(Dataset entries)
# kaist-ina/BWA-MEME

Hardware: AMD Instinct MI355X
Metric: seeding_reads_per_sec (higher is better)
Workload: dtype u64; 1 GPU; learned-index seeding (rounds 1-3 + hit gather), 150 bp SE reads vs 3100 Mbp synthetic genome (fwd+rc suffix array of 6200000000 entries), index and reads resident in HBM; genome_bp=3100000000, sa_entries=6200000000, read_len=150, rmi_leaves_log2=28

## Files before the change

bwa-meme_amd/csrc/meme_common.h:

```cpp
#pragma once
#include <hip/hip_runtime.h>
#include <stdint.h>
#include <stdio.h>
#include <string>
#include <type_traits>
#include <utility>
#include <vector>

#include "meme_hip.h"

typedef uint64_t u64;
typedef int64_t i64;

struct __attribute__((aligned(16))) SaEnt {
    u64 key;
    u64 pos;
};

struct RmiRec {
    double icpt;
    double slope;
    u64 err;
};

struct Rmi32 {
    double icpt;
    double slope;
    u64 err;
    u64 pad;
};

struct DevIndex {
    i64 n = 0;
    const SaEnt* sa = nullptr;
    const u64* pac = nullptr;
    const Rmi32* l2 = nullptr;
    const Rmi32* l1 = nullptr;
    i64 n_l2 = 0, n_l1 = 0;
    int shift = 64;
    const uint8_t* plcp = nullptr;
};

template <bool HOST> struct Buf {
    void* p = nullptr;
    size_t cap = 0;
    Buf() = default;
    Buf(const Buf&) = delete; Buf& operator=(const Buf&) = delete;
    ~Buf() { if (p) (void)(HOST ? hipHostFree(p) : hipFree(p)); }
    template <class T> T* as() const { return (T*)p; }
};
typedef Buf<false> DevBuf;
typedef Buf<true> HostBuf;
static_assert(!std::is_copy_constructible<DevBuf>::value && !std::is_copy_assignable<DevBuf>::value && !std::is_copy_constructible<HostBuf>::value &&
              !std::is_copy_assignable<HostBuf>::value, "a workspace owns its memory: a copy would free it twice");
template <int N> struct Events {
    hipEvent_t e[N] = {};
    Events() = default;
    Events(const Events&) = delete; Events& operator=(const Events&) = delete;
    ~Events() { for (hipEvent_t x : e) if (x) (void)hipEventDestroy(x); }
    hipEvent_t& operator[](int i) { return e[i]; }
    hipError_t ensure() { for (hipEvent_t& x : e) if (!x) { const hipError_t r = hipEventCreate(&x); if (r != hipSuccess) return r; } return hipSuccess; }
};
struct Stream {
    hipStream_t s = nullptr;
    Stream() = default;
    Stream(const Stream&) = delete; Stream& operator=(const Stream&) = delete;
    ~Stream() { if (s) (void)hipStreamDestroy(s); }
    operator hipStream_t() const { return s; }
};

struct Carve {
    unsigned char* base;
    size_t bytes = 0;
    explicit Carve(void* b) : base((unsigned char*)b) {}
    template <class T> T* take(size_t count, size_t align = 1) { bytes = (bytes + align - 1) / align * align; T* q = base ? (T*)(base + bytes) : nullptr; bytes += count * sizeof(T); return q; }
    i64* col(i64 n) { return take<i64>((size_t)n + 1); }
};
struct ContigTab {
    i64* off; int* len; unsigned char* alt; size_t bytes;
    ContigTab(void* base, i64 n, bool with_alt) { Carve c(base); off = c.take<i64>(n); len = c.take<int>(n); alt = c.take<unsigned char>((with_alt ? n : 0) + 64); bytes = c.bytes; }
};
struct ChainCounts {
    i64 *chain_off, *seed_off, *nch, *nsd; int* tree; unsigned char* fb; unsigned long long* route; size_t bytes;
    ChainCounts(void* base, i64 n) { Carve c(base); chain_off = c.col(n); seed_off = c.col(n); nch = c.col(n); nsd = c.col(n); tree = c.take<int>(n); fb = c.take<unsigned char>(n + 64);
                                     route = c.take<unsigned long long>(8, 16); bytes = c.bytes; }
};
struct ChainLists {
    i64 *list[5], *work[5], *woff[5]; unsigned char* cls; size_t bytes;
    ChainLists(void* base, i64 n) { Carve c(base); for (int k = 0; k < 5; ++k) { list[k] = c.col(n); work[k] = c.col(n); woff[k] = c.col(n); } cls = c.take<unsigned char>(n + 64); bytes = c.bytes; }
};
enum { EXT_L = 0, EXT_R = 1, EXT_B = 2 };
struct ExtCounts {
    i64 *cnt[3], *off[3], *cntS, *offS; size_t bytes;
    ExtCounts(void* base, i64 n) { Carve c(base); for (i64*& q : cnt) q = c.col(n); for (i64*& q : off) q = c.col(n); cntS = c.col(n); offS = c.col(n); bytes = c.bytes; }
    bool adjacent(i64 n) const { return off[1] == off[0] + (n + 1) && off[2] == off[1] + (n + 1); }
};
struct CountScan {
    i64 *cnt, *off; size_t bytes;
    CountScan(void* base, i64 n) { Carve c(base); cnt = c.col(n); off = c.col(n); bytes = c.bytes; }
};
struct ExtRetry {
    meme_seqpair* half[2]; size_t bytes;
    ExtRetry(void* base, i64 nmax) { Carve c(base); for (meme_seqpair*& q : half) q = c.take<meme_seqpair>((size_t)nmax + 1); bytes = c.bytes; }
};
struct ExtRounds {
    int4* state; uint8_t* act; uint8_t* sel; size_t bytes;
    ExtRounds(void* base, i64 n, i64 seeds) { Carve c(base); state = c.take<int4>(n + 1); act = c.take<uint8_t>(n + 1); sel = c.take<uint8_t>(seeds + 64); bytes = c.bytes; }
};
struct GcigCols {
    i64 *zsz, *csz, *zoff, *coff, *ncig, *ooff, *msz, *moff, *psz, *poff, *isdp, *dpoff, *dplist, *is16, *o16, *is32, *o32, *is64, *o64, *bad; size_t bytes;
    GcigCols(void* base, i64 n) { Carve c(base); zsz = c.col(n); csz = c.col(n); zoff = c.col(n); coff = c.col(n); ncig = c.col(n); ooff = c.col(n); msz = c.col(n); moff = c.col(n);
        psz = c.col(n); poff = c.col(n); isdp = c.col(n); dpoff = c.col(n); dplist = c.col(n); is16 = c.col(n); o16 = c.col(n); is32 = c.col(n); o32 = c.col(n); is64 = c.col(n);
        o64 = c.col(n); bad = c.take<i64>(8); bytes = c.bytes; }
};
struct BswSort {
    int *hist, *offs, *cursor, *maxq; unsigned int* tickets; size_t bytes;
    BswSort(void* base, int keys) { Carve c(base); hist = c.take<int>(keys); offs = c.take<int>(keys + 1); cursor = c.take<int>(keys); maxq = c.take<int>(1); tickets = c.take<unsigned int>(30); bytes = c.bytes; }
};
struct MateCounts {
    i64 *cntQ, *cntJ, *cntR, *cntY, *offQ, *offJ, *offR, *offY; size_t bytes;
    MateCounts(void* base, i64 n) { Carve c(base); cntQ = c.col(n); cntJ = c.col(n); cntR = c.col(n); cntY = c.col(n); offQ = c.col(n); offJ = c.col(n); offR = c.col(n); offY = c.col(n); bytes = c.bytes; }
};
struct SamCols {
    i64 *bound, *soff, *len, *toff, *bad; size_t bytes;
    SamCols(void* base, i64 n) { Carve c(base); bound = c.col(n); soff = c.col(n); len = c.col(n); toff = c.col(n); bad = c.take<i64>(8); bytes = c.bytes; }
};
struct ResidentBatch {
    DevBuf reads, read_off, packed, smems, hits, smem_off, hit_off;
    i64 last_seed_reads = 0;
    i64 last_seed_max_len = 0;
    bool reads_resident = false;
};
enum { SEED_CTR_SLOT = 0, SEED_CTR_SEARCHES = 1, SEED_CTR_OVERFLOW = 2, SEED_CTR_WINDOWS = 3, SEED_CTR_PROF = 4, SEED_CTR_LANE = 12, SEED_CTR_PEND = 13, SEED_CTR_BLK = 14, SEED_CTR_BLK_OUT = 15,
       SEED_CTRS = 16 };
enum { SEED_EV_PACK0, SEED_EV_PACK1, SEED_EV_SEARCH0, SEED_EV_SEARCH1, SEED_EV_RESEED0, SEED_EV_GATHER0, SEED_EV_GATHER1, SEED_EVS };
struct SeedWs {
    DevBuf slots[3], ovf[2];
    DevBuf slot_cnt, slot_hits, slot_loc, counters, pend, blk;
    HostBuf h_smems, h_hits, h_smem_off, h_hit_off;
    unsigned long long* counter_set(int cset) { return (unsigned long long*)counters.p + SEED_CTRS * cset; }
    Events<SEED_EVS> ev;
    Stream emit; Events<2> emit_ev;
};
struct ChainWs {
    DevBuf ch1, sd1, hdr, frac, contigs, counts, chains, seeds, lists;
    DevBuf wave[5];
    HostBuf h_chain_off, h_chains, h_seed_off, h_seeds, h_tree, h_frac, h_fallback;
    Events<5> ev;
    const i64* chain_off() const { return (const i64*)counts.p; }
    const i64* seed_off(i64 n) const { return ChainCounts(counts.p, n).seed_off; }
};
enum { EXT_CTR_RETRY = 0, EXT_CTR_FLT_JOBS = 2, EXT_CTR_CENSUS = 8, EXT_CTR_HEAVY = 24, EXT_CTR_BYTES = 256 };
struct ExtWs {
    DevBuf rmax, regs, order, counts, pairs_l, pairs_r, retry, seq, counters;
    DevBuf flt_sc, flt_jobs, flt_cnt, flt_seeds, flt_score, flt_hsp;
    DevBuf live_cnt, live_regs, rounds, heavy;
    HostBuf h_reg_off, h_regs; Events<2> ev;
};
struct BswWs { DevBuf pairs, refb, qerb, order, ws, hist; Events<2> ev; };
struct GcigWs {
    DevBuf jobs, cols, z, cig, res, ops, md, nm, md_packed, cjobs, cres; HostBuf h_res, h_ops, h_md; Events<2> ev;
};
struct KswvWs {
    DevBuf jobs, order, ref, qer, res, rowmax, rm_off; HostBuf h_res; Events<2> ev;
};
struct MateWs {
    DevBuf regs, reg_off, contigs, counts, gar, aux, batch_off; HostBuf h_gar, h_batch_off, h_jobs;
};
struct SamWs {
    DevBuf names, name_off, quals, recs, blob, cols, scratch, text, contigs; HostBuf h_text_off, h_text; Events<2> ev;
};

struct SideStreams {
    Stream st[3];
    Events<3> done;
    Events<1> fork;
};

struct meme_ctx {
    int device = 0;
    int n_cus = 256;
    DevIndex idx;
    bool owns_index = false;
    std::vector<std::pair<void*, size_t>> owned;
    void* plcp_aux = nullptr;
    ResidentBatch batch;
    DevBuf scan_tmp;
    ChainWs chain; ExtWs ext; BswWs bsw; GcigWs gcig; KswvWs kswv; MateWs mate; SamWs sam; SeedWs seed;
    Stream stream;
    SideStreams side;
    i64 seed_blocks = 0;
    i64 smem_cap = 128;
    i64 group_lanes = 4;
    i64 seed_blocks_per_cu = 5;
    i64 max_batch = 0;
    i64 ext_slab_jobs = 8 << 20;
    i64 ext_slab_bytes = (i64)3 << 29;
    i64 ext_split = 1;
    i64 bsw_circ = 1;
    i64 sam_max_batch = 0;
    i64 ext_live_only = 0;
    i64 ext_rounds = 1;
    i64 gcig_groups = 1;
    i64 gcig_zcap = -1;
    i64 ext_census = 0;
    i64 seed_defer = 1;
    i64 chain_light_hits = 32;
    i64 chain_lane_hits = 256;
    i64 chain_wave_tiers = 1;
    i64 bsw_blocks = 0;
    i64 bsw_lane_min_pairs = 32768;
    i64 sam_text_reads = 0;
    bool sam_has_quals = false;
    meme_timings tm = {};
};

void meme_set_error(const char* fmt, ...);
int meme_buf_reserve(meme_ctx* ctx, DevBuf& b, size_t bytes);
int meme_side_stream(meme_ctx* ctx, int i);
int meme_hostbuf_reserve(meme_ctx* ctx, HostBuf& b, size_t bytes);
inline unsigned grid_blocks(i64 items, int per, i64 cap = 256 * 64) { i64 b = (items + per - 1) / per; return (unsigned)(b < cap ? (b < 1 ? 1 : b) : cap); }
int meme_stage_contigs(meme_ctx* ctx, DevBuf& buf, std::vector<unsigned char>& host, const meme_contig* contigs, int32_t n_contigs, i64 l_pac, bool with_alt,
                       const char* prefix, ContigTab* out);
int meme_scan_exclusive(meme_ctx* ctx, const i64* d_in, i64* d_out, i64 n);
int meme_scan_total(meme_ctx* ctx, const i64* d_in, i64* d_out, i64 n, i64* h_total);
inline bool meme_fits_free_hbm(size_t need, size_t have, size_t* free_b) { size_t total_b = 0; return need <= have || hipMemGetInfo(free_b, &total_b) != hipSuccess || need <= *free_b / 2 + have; }
int meme_bsw_launch(meme_ctx* ctx, meme_seqpair* d_pairs, const uint8_t* d_ref, const uint8_t* d_qer, int npairs, int w, const meme_bsw_opt* opt,
                    int host_maxq);
hipError_t meme_bsw_last_ms(meme_ctx* ctx, float* ms);
constexpr int MEME_SEEDSW_MAX = 200;
struct meme_seedsw_job { i64 rb; i64 qoff; int seed; short tlen, qlen; };
int meme_seedsw_launch(meme_ctx* ctx, const meme_seedsw_job* d_jobs, const unsigned long long* d_njobs, i64 max_jobs, int* d_sc, const meme_ext_opt* o);
int meme_kswv_run(meme_ctx* ctx, const meme_kswv_job* jobs, int64_t njobs, const uint8_t* ref, int64_t ref_bytes, const uint8_t* qer, int64_t qer_bytes, const meme_bsw_opt* opt,
                  bool staged, meme_kswv_host_result* out);
int meme_chain_reserve(meme_ctx* ctx, i64 n);
int meme_chain_run(meme_ctx* ctx, const meme_contig* contigs, int32_t n_contigs, const meme_chain_opt* opt, i64* totals);

#define HIP_TRY(expr)                                                                          \
    do {                                                                                       \
        hipError_t _e = (expr);                                                                \
        if (_e != hipSuccess) {                                                                \
            meme_set_error("%s failed: %s (%s:%d)", #expr, hipGetErrorString(_e), __FILE__, __LINE__); \
            return MEME_E_HIP;                                                                 \
        }                                                                                      \
    } while (0)

__device__ __forceinline__ u64 load_pos5(const uint8_t* pos5, i64 i) {
    const i64 bo = i * 5;
    const uint32_t* pd = reinterpret_cast<const uint32_t*>(pos5 + (bo & ~3ll));
    const u64 two = (u64)pd[0] | ((u64)pd[1] << 32);
    const u64 v5 = (two >> (8 * (int)(bo & 3))) & 0xffffffffffull;
    return ((v5 & 0xffffffffull) << 8) | (v5 >> 32);
}
__device__ __forceinline__ u64 extract32(const u64* w, i64 s) {
    i64 k = s >> 5;
    int sh = (int)(s & 31) * 2;
    u64 a = w[k], b = w[k + 1];
    return sh ? (a << sh) | (b >> (64 - sh)) : a;
}
```

bwa-meme_amd/csrc/meme_ctx.hip:

```cpp
#include <fcntl.h>
#include <stdarg.h>
#include <stdlib.h>
#include <string.h>
#include <sys/stat.h>
#include <unistd.h>
#include <atomic>
#include <chrono>
#include <functional>
#include <thread>

#include "meme_common.h"

static thread_local char g_err[512] = "";

void meme_set_error(const char* fmt, ...) {
    va_list ap;
    va_start(ap, fmt);
    vsnprintf(g_err, sizeof(g_err), fmt, ap);
    va_end(ap);
}

extern "C" const char* meme_last_error(void) { return g_err; }

int meme_buf_reserve(meme_ctx* ctx, DevBuf& b, size_t bytes) {
    if (bytes <= b.cap) return MEME_OK;
    if (b.p) { HIP_TRY(hipStreamSynchronize(ctx->stream)); HIP_TRY(hipFree(b.p)); b.p = nullptr; b.cap = 0; }
    size_t want = bytes + bytes / 4 + 256;
    HIP_TRY(hipMalloc(&b.p, want));
    b.cap = want;
    return MEME_OK;
}

int meme_side_stream(meme_ctx* ctx, int i) {
    SideStreams& S = ctx->side;
    if (!S.st[i].s) HIP_TRY(hipStreamCreateWithFlags(&S.st[i].s, hipStreamNonBlocking));
    if (!S.done[i]) HIP_TRY(hipEventCreateWithFlags(&S.done[i], hipEventDisableTiming));
    if (!S.fork[0]) HIP_TRY(hipEventCreateWithFlags(&S.fork[0], hipEventDisableTiming));
    return MEME_OK;
}

int meme_hostbuf_reserve(meme_ctx* ctx, HostBuf& b, size_t bytes) {
    if (bytes <= b.cap) return MEME_OK;
    if (b.p) { HIP_TRY(hipStreamSynchronize(ctx->stream)); HIP_TRY(hipHostFree(b.p)); b.p = nullptr; b.cap = 0; }
    size_t want = bytes + bytes / 4 + 4096;
    HIP_TRY(hipHostMalloc(&b.p, want, hipHostMallocDefault));
    b.cap = want;
    return MEME_OK;
}

extern "C" void* meme_host_alloc(int64_t bytes) {
    void* p = nullptr;
    if (bytes <= 0) return nullptr;
    if (hipHostMalloc(&p, (size_t)bytes, hipHostMallocDefault) != hipSuccess) { meme_set_error("hipHostMalloc(%lld) failed", (long long)bytes); return nullptr; }
    return p;
}
extern "C" void meme_host_free(void* p) { if (p) (void)hipHostFree(p); }

extern "C" int meme_device_count(void) {
    int n = 0;
    if (hipGetDeviceCount(&n) != hipSuccess) return 0;
    return n;
}


extern "C" meme_ctx* meme_ctx_create(int device) {
    int n = meme_device_count();
    if (n <= 0) { meme_set_error("no HIP device visible: the MI355X backend has no CPU fallback"); return nullptr; }
    if (device < 0 || device >= n) { meme_set_error("device %d out of range (0..%d)", device, n - 1); return nullptr; }
    if (hipSetDevice(device) != hipSuccess) { meme_set_error("hipSetDevice(%d) failed", device); return nullptr; }
    meme_ctx* ctx = new meme_ctx();
    ctx->device = device;
    { hipDeviceProp_t prop; if (hipGetDeviceProperties(&prop, device) == hipSuccess && prop.multiProcessorCount > 0) ctx->n_cus = prop.multiProcessorCount; }
    if (hipStreamCreateWithFlags(&ctx->stream.s, hipStreamNonBlocking) != hipSuccess) {
        meme_set_error("hipStreamCreate failed");
        delete ctx;
        return nullptr;
    }
    return ctx;
}

extern "C" void meme_ctx_destroy(meme_ctx* ctx) {
    if (!ctx) return;
    (void)hipSetDevice(ctx->device);
    for (hipStream_t st : {ctx->stream.s, ctx->side.st[0].s, ctx->side.st[1].s, ctx->side.st[2].s, ctx->seed.emit.s})
        if (st) (void)hipStreamSynchronize(st);
    if (ctx->owns_index) for (auto& o : ctx->owned) (void)hipFree(o.first);
    if (ctx->plcp_aux) (void)hipFree(ctx->plcp_aux);
    delete ctx;
}

int meme_stage_contigs(meme_ctx* ctx, DevBuf& buf, std::vector<unsigned char>& host, const meme_contig* contigs, int32_t n_contigs, i64 l_pac, bool with_alt,
                       const char* prefix, ContigTab* out) {
    for (int i = 0; i < n_contigs; ++i)
        if (contigs[i].len < 1 || contigs[i].offset < 0 || contigs[i].offset + contigs[i].len > l_pac || (i > 0 && contigs[i].offset < contigs[i - 1].offset + contigs[i - 1].len)) {
            meme_set_error("%scontig %d (offset %lld, length %d) is not a valid reference sequence of a %lld-base genome", prefix, i, (long long)contigs[i].offset, contigs[i].len,
                           (long long)l_pac);
            return MEME_E_ARG;
        }
    const size_t bytes = ContigTab(nullptr, n_contigs, with_alt).bytes;
    int rc = meme_buf_reserve(ctx, buf, bytes);
    if (rc) return rc;
    host.assign(bytes, 0);
    ContigTab t(host.data(), n_contigs, with_alt);
    for (int i = 0; i < n_contigs; ++i) { t.off[i] = contigs[i].offset; t.len[i] = contigs[i].len; if (with_alt) t.alt[i] = contigs[i].is_alt ? 1 : 0; }
    HIP_TRY(hipMemcpyAsync(buf.p, host.data(), bytes, hipMemcpyHostToDevice, ctx->stream));
    *out = ContigTab(buf.p, n_contigs, with_alt);
    return MEME_OK;
}

extern "C" int meme_ctx_sync(meme_ctx* ctx) {
    if (!ctx) return MEME_E_ARG;
    HIP_TRY(hipStreamSynchronize(ctx->stream));
    return MEME_OK;
}

extern "C" void* meme_ctx_stream(meme_ctx* ctx) { return ctx ? (void*)ctx->stream : nullptr; }
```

Task to complete — All lines above in which the word "SamCols" occurs should be identified and copied.

Your solution —
struct SamCols {
    SamCols(void* base, i64 n) { Carve c(base); bound = c.col(n); soff = c.col(n); len = c.col(n); toff = c.col(n); bad = c.take<i64>(8); bytes = c.bytes; }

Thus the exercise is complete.